『切られた首』クリスチアナ・ブランド/三戸森毅訳(ポケミス0515) ★★★☆☆

 大傑作になり損ねた作品です。というか、“本格ミステリ的な真相”なんてブランドは鼻から考えてませんね。読んだあとにちょっと消化不良が残ります。あるのはただ“本格ミステリ的な解明と展開”のみ。他のブランド作品同様、いくつもの推理がこれでもか!というくらいに団子状になって次々に展開されます。それも推理内容のリアリティなんてどうでもいい、論理的に無二か否かかどうか。登場人物が本気で言っているのか巫山戯て言っているのか判断しがたい推理もあり、そんなところは『虚無への供物』みたいでもありました。隠された事実が小出しになってポンポン飛び出してくるのも古き良き本格スピリットあふれていて楽しかった。

 しかーし!なのである。いくら伏線や理屈が揃っていても、やっぱりこの真相は掟破りです。この手の作品もめずらしくはありませんが、(少なくともわたしは)どれも読んだあとに納得いかないような後味が残りました。ブランド自身は、この手の作品をその後いくつか手がけているところをみると、こういう真相もひとつの可能性として興味を持っていたのでしょうね。ここらへんは好き嫌いの問題でしょうか。

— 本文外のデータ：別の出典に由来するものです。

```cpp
MHIMX_DEV void prep_job_block(const PrepJobs& pj, int block, float* lds) {
  int q = 0;
  while (q + 1 < pj.n && block >= pj.first[q + 1]) ++q;
  const mhimx_prep_job jb = pj.j[q];
  const int bid = block - pj.first[q], nblk = pj.first[q + 1] - pj.first[q];
  const int64_t R = jb.R, C = jb.C;
  if (jb.kind == 0) {
    float (*tile)[33] = reinterpret_cast<float(*)[33]>(lds);
    const int tx = threadIdx.x & 31, ty = threadIdx.x >> 5;
    const int64_t tiles_c = (C + 31) / 32, ntiles = ((R + 31) / 32) * tiles_c;
    for (int64_t t = bid; t < ntiles; t += nblk) {
      const int64_t r0 = (t / tiles_c) * 32, c0 = (t % tiles_c) * 32;
      for (int i = ty; i < 32; i += 8) {
        const int64_t r = r0 + i, c = c0 + tx;
        tile[i][tx] = (r < R && c < C) ? jb.in[r * C + c] : 0.f;
      }
      __syncthreads();
      for (int i = ty; i < 32; i += 8) {
        const int64_t c = c0 + i, r = r0 + tx;
        if (r < R && c < C) jb.out[c * R + r] = tile[tx][i];
      }
      __syncthreads();
    }
  } else if (jb.kind == 1) {
    const int64_t K8 = C / 8, n = R * K8;
    for (int64_t i = (int64_t)bid * 256 + threadIdx.x; i < n; i += (int64_t)nblk * 256) {
// ... 106 lines not shown
```

mhim_mil_amd/csrc/rows.hip:

```cpp
#include <math.h>
#include <string.h>

#include "mca2_rows.hpp"
#include "reduce_jobs.hpp"

namespace mhimx {

int gemm_nt(hipStream_t st, const mhimx_gemm_nt_args& g);
int gemm_tn(hipStream_t st, const mhimx_gemm_tn_args& g);
bool scorer_fused_ok(int64_t E, int64_t A, int gated, int prec, const float* T, const float* wa, const float* wp, int64_t C);
int scorer_fused_fwd(hipStream_t st, const float* T, int64_t M, const float* wa, const float* wa_frag, const float* ba, int act, const float* wc,
                     const float* bc, const float* wp, int C, float* u_pre, float* s_out, float* cproj, float* pm, float* pl,
                     float* pz, int max_parts, const int64_t* rows, const uint8_t* excl, const mhimx_prep_job* ride_jobs, int n_ride_jobs,
                     const void* merge_rows);
int merge2_fwd_rows_args(const mhimx_merge* m, const float* X, int64_t R, void* ws, int64_t ws_bytes, M2RowsFwd* out);
int prep_batch(hipStream_t st, const mhimx_prep_job* jobs, int n);
int scorer_fused_bwd(hipStream_t st, const float* T, int64_t M, const float* u_pre, const float* s_in, const float* stats,
                     const float* g_z, const float* z, const float* wc, int act, const float* wa_t, const float* wa_t_frag, float* du,
                     float* dT, float* dwc_part, float* dbc_part, int max_parts, const int64_t* rows, const void* pre_side, int64_t gate_row0,
                     void* img, const void* img_dact, float* img_part, int64_t img_rows);

constexpr int ROWS_THREADS = 256;
constexpr int MAX_PART = 512;
constexpr int TN_SLABS = 128;

MHIMX_DEV float sigmoidf_(float x) { return 1.f / (1.f + __expf(-x)); }

constexpr int FWD_WAVES = 16;
template <int EPL>
__global__ __launch_bounds__(64 * FWD_WAVES) void score_rows_fwd_kernel(
    const float* __restrict__ T, int64_t M, int E, int A, int act, int gated, const float* __restrict__ u_pre,
    const float* __restrict__ wc, const float* __restrict__ bc, const float* __restrict__ wp, int C,
    float* __restrict__ s_out, float* __restrict__ cproj, float* __restrict__ pm, float* __restrict__ pl,
    float* __restrict__ pz, float gdrop_p, uint64_t gdrop_seed, int64_t row0 ) {
  extern __shared__ __attribute__((aligned(16))) float sm[];
  constexpr int NWV = FWD_WAVES;
  const int lane = threadIdx.x & 63, wave = threadIdx.x >> 6;
  const int ldu = A * (1 + gated);
  const float bias_c = bc ? bc[0] : 0.f;

  float mw = -INFINITY, lw = 0.f, zacc[EPL];
#pragma unroll
  for (int q = 0; q < EPL; ++q) zacc[q] = 0.f;

  for (int64_t n = (int64_t)blockIdx.x * NWV + wave; n < M; n += (int64_t)gridDim.x * NWV) {
    const float* up = u_pre + n * ldu;
    float part = 0.f;
    const bool gdrop = gated && gdrop_p > 0.f;
    const uint32_t rkey = gdrop ? drop_row_key(gdrop_seed, (uint64_t)(row0 + n)) : 0u;
    const float ginv = gdrop ? 1.f / (1.f - gdrop_p) : 1.f;
    for (int j = lane; j < A; j += 64) {
      float u = act_fwd(up[j], act);
      if (gated) {
// ... 32 lines not shown
      lw += p;
#pragma unroll
      for (int q = 0; q < EPL; ++q) zacc[q] += p * hv[q];
    }
  }
  float* zs = sm;
  float* ms = sm + NWV * E;
  float* ls = ms + NWV;
#pragma unroll
  for (int q = 0; q < EPL; ++q) zs[wave * E + lane + 64 * q] = zacc[q];
  if (lane == 0) { ms[wave] = mw; ls[wave] = lw; }
  __syncthreads();
  float mb = ms[0];
#pragma unroll
  for (int i = 1; i < NWV; ++i) mb = fmaxf(mb, ms[i]);
  float w[NWV];
#pragma unroll
  for (int i = 0; i < NWV; ++i) w[i] = (ms[i] == -INFINITY) ? 0.f : __expf(ms[i] - mb);
  for (int e = threadIdx.x; e < E; e += 64 * NWV) {
    float a = 0.f;
#pragma unroll
    for (int i = 0; i < NWV; ++i) a += zs[i * E + e] * w[i];
    pz[(int64_t)blockIdx.x * E + e] = a;
  }
  if (threadIdx.x == 0) {
    float l = 0.f;
#pragma unroll
    for (int i = 0; i < NWV; ++i) l += ls[i] * w[i];
    pm[blockIdx.x] = mb;
    pl[blockIdx.x] = l;
  }
}
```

 良くも悪くも“豪腕”なんですよね。それも力で押し切る豪腕ではなく、論理で押し切る豪腕。こんなの誰にも真似できません。この“論理で押し切る”ブランド印の豪腕に一度でも打ちのめされたことのある方なら、読んで損はないと思います。『はなれわざ』の真相だって納得いかないっちゃあいかなかったわけですし。『ジェゼベルの死』だって現実問題として考えてみりゃあ納得率は五十歩百歩とも言えるわけですし。魅力ある真相よりも論理のサバイバル駅伝、それがブランドの魅力です。

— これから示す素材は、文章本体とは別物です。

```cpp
size_t ssv_fft_tables_floats(int n_fft);
int ssv_fft_tables_host(float* out, int n_fft);
int ssv_fft_frame_tile(int n_fft);
int ssv_stft_fft(const float* y, const float* tab, float* spec, int B, int n, int n_fft, int hop, int T, ssv_stream_t stream);
int ssv_istft_frames_fft(const float* spec, const float* tab, float* fr, int B, int n_fft, int T, ssv_stream_t stream);
int ssv_ola_signal_fm(const float* fr, const float* inv_env, float* y, int B, int N, int T, int hop, ssv_stream_t stream);
int ssv_gl_step_fft(const float* fr, const float* inv_env, const float* tab, const float* mag, const float* tprev, float alpha,
                    float* reb, float* proj, int B, int n_fft, int T, int hop, ssv_stream_t stream);

int ssv_resample_sinc(const float* x, const int* n_in, const float* bank, float* y, int* n_out, int B, int n_max, int m_max,
// ... 92 lines not shown
```

spoofsv_amd/_lib.py:

```python
import ctypes
import os
import re

_PKG = os.path.dirname(os.path.abspath(__file__))
_ROOT = os.path.dirname(_PKG)
HEADER = os.path.join(_ROOT, "include", "ssv_hip.h")
LIBPATH = os.environ.get("SSV_HIP_LIB") or os.path.join(_PKG, "libssv_hip.so")


class AdamChunk(ctypes.Structure):
    _fields_ = [("p", ctypes.c_void_p), ("g", ctypes.c_void_p), ("m", ctypes.c_void_p),
                ("v", ctypes.c_void_p), ("n", ctypes.c_long)]


class AdamExChunk(ctypes.Structure):
    _fields_ = [("p", ctypes.c_void_p), ("g", ctypes.c_void_p), ("m", ctypes.c_void_p), ("v", ctypes.c_void_p),
                ("vmax", ctypes.c_void_p), ("n", ctypes.c_long)]


class ClipSgdChunk(ctypes.Structure):
    _fields_ = [("p", ctypes.c_void_p), ("g", ctypes.c_void_p), ("n", ctypes.c_long), ("group", ctypes.c_int), ("pad_", ctypes.c_int)]


class PackJob(ctypes.Structure):
    _fields_ = [("w", ctypes.c_void_p), ("planes", ctypes.c_void_p), ("M", ctypes.c_int), ("K", ctypes.c_int),
                ("Kpad", ctypes.c_int), ("KT", ctypes.c_int), ("sm", ctypes.c_long), ("sk", ctypes.c_long),
                ("first_block", ctypes.c_int), ("pad_", ctypes.c_int), ("inv_out", ctypes.c_void_p)]


class WgradJob(ctypes.Structure):
    _fields_ = [("dy", ctypes.c_void_p), ("x", ctypes.c_void_p), ("dw", ctypes.c_void_p), ("part", ctypes.c_void_p),
                ("pgrads", ctypes.c_void_p), ("shift", ctypes.c_int * 3), ("pad_", ctypes.c_int),
                ("dy_amax", ctypes.c_void_p), ("x_amax", ctypes.c_void_p), ("dy_namax", ctypes.c_int), ("x_namax", ctypes.c_int)]


def _ctype(decl):
    d = decl.strip()
    if "*" in d:
        return ctypes.c_char_p if d.replace(" ", "") == "constchar*" else ctypes.c_void_p
    base = d.split()[0] if d.split() else d
    if base == "unsigned":
        return ctypes.c_uint
    return {"int": ctypes.c_int, "long": ctypes.c_long, "float": ctypes.c_float, "double": ctypes.c_double, "size_t": ctypes.c_size_t,
            "ssv_stream_t": ctypes.c_void_p, "void": None}[base]


def parse_header(path=HEADER):
    src = open(path).read()
    src = re.sub(r"/\*.*?\*/", "", src, flags=re.S)
    src = re.sub(r"typedef\s+struct\s*\{.*?\}\s*\w+\s*;", "", src, flags=re.S)
    protos = {}
    for m in re.finditer(r"(?:^|\n)\s*((?:const\s+)?[\w]+\s*\*?)\s*(ssv_\w+)\s*\(([^;{]*?)\)\s*;", src, flags=re.S):
        ret, name, args = m.group(1), m.group(2), m.group(3)
        argtypes, argnames = [], []
        if args.strip() not in ("", "void"):
            for a in args.split(","):
                a = " ".join(a.split())
                mm = re.match(r"(.*?)(\w+)$", a)
                argtypes.append(_ctype(mm.group(1)))
                argnames.append(mm.group(2))
        protos[name] = (_ctype(ret), argtypes, argnames)
    return protos


_lib = None
_protos = None


def lib():
    global _lib, _protos
    if _lib is not None:
        return _lib
    if not os.path.exists(LIBPATH):
        raise RuntimeError(
            "libssv_hip.so not found at %s -- build it with `python -c 'import __graft_entry__ as g; g.build()'` "
            "(or `make -C spoofsv_amd/csrc`).  There is no CPU/torch fallback for the HIP hot path." % LIBPATH)
    import torch
    e = os.environ.get("SSV_PRECISION")
    if e and e not in ("fp32", "0", "bf16x3", "1", "f16x2", "2"):
        raise RuntimeError("SSV_PRECISION=%r is not one of fp32|0, bf16x3|1, f16x2|2" % e)
    L = ctypes.CDLL(LIBPATH)
    _protos = parse_header()
    missing = [n for n in _protos if not hasattr(L, n)]
    if missing:
        raise RuntimeError("libssv_hip.so lacks symbols declared in include/ssv_hip.h: %s" % ", ".join(missing))
    for name, (ret, argtypes, _) in _protos.items():
        fn = getattr(L, name)
        fn.restype = ret
        fn.argtypes = argtypes
    _lib = L
    return L


def precision():
    return lib().ssv_get_precision()


def call(name, *args):
    rc = getattr(lib(), name)(*args)
    if rc != 0:
        raise RuntimeError("%s failed (%d): %s" % (name, rc, lib().ssv_last_error().decode()))


def query(name, *args):
    return int(getattr(lib(), name)(*args))
```

spoofsv_amd/csrc/api.hip:

```cpp
#include <stdarg.h>
#include <stdio.h>
#include <stdlib.h>
#include <string.h>
#include "ssv_common.h"
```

 実はコックリル警部初登場作品なのでもあるのですが、解決編のあたりなんか完全にヘンリーに主導権を奪われちゃってます。

 以下、かなり踏み込んだあらすじ。それほど好みの話ではないので読み返す機会はないと思い、どんな話だったのか忘れないようにメモ。(なので内容を知りたくない人はここから下は読むべからず)。

 かつて森で娘が殺された。そしてグレイス老婦人が殺された。さらに従妹のピピが殺された。足跡のない殺人。人間の手で切られたのではないちぎれた首。ピピは「ぼくの妻だつた」と表明するジェイムズ大尉。第一の殺人のときに「寝ていた」と嘘をついたフラン。「今迄よりもずつと心配されるかも知れませんよ。なにしろ、(フランは)書斎でぼくと、抱き合つて坐つてたんですからね!」というジェイムズが明かす新事実。足跡のない殺人を解明しようと汽車に乗り込むジェイムズ。首は汽車に轢かせたのだ。雪が降っているあいだに殺したから足跡がないのだ。過去の首切り殺人を自白した男。男の自白と死体発見時の状況が違うため、「あんたはね、嘘をついてるんだよ」と告げるコックリル警部。死体を発見したときに被害者のブローチを「手にとつて見ました。(中略)ちよつと慌てて、元のところへ落としたわけです」と現場を荒らしたことを無邪気に告白するペン(ドック)。足跡のない殺人を解明しようと、綱渡りをやるヘンリー[フランの双生児の姉ヴィニシアの夫]。雪が止んだあとでも足跡を残さずに死体を捨てることはできるのでは。そうか綱渡りか。ということで元ブランコ乗り芸人トロッティを訪ねるコックリル。ところが渡した綱を回収できずに推理は頓挫。馬鹿な素人の推理を信じてしまったと反省しながら仕切りなおし。コックリルの推理――ピピがグレイスを殺し、フランも殺すと電話をかけているところを目撃してしまったペンが、フランを守るためにピピを殺したのだ。ヘンリーの推理。レディ・ハートがグレイスとピピを殺したのだ。孫のフランに害を及ぼすものを許しておけなかったから。ペンの推理(記憶)――グレイスの発見者は首が切られたことは伝えなかった。だけど「ペンドックは、首のことを知つていた」。ということは、レディ・ハートだけが首のことを伝えることができた。いや、レディ・ハートも「首のことは一言も言わなかつたのだ」。ということは……。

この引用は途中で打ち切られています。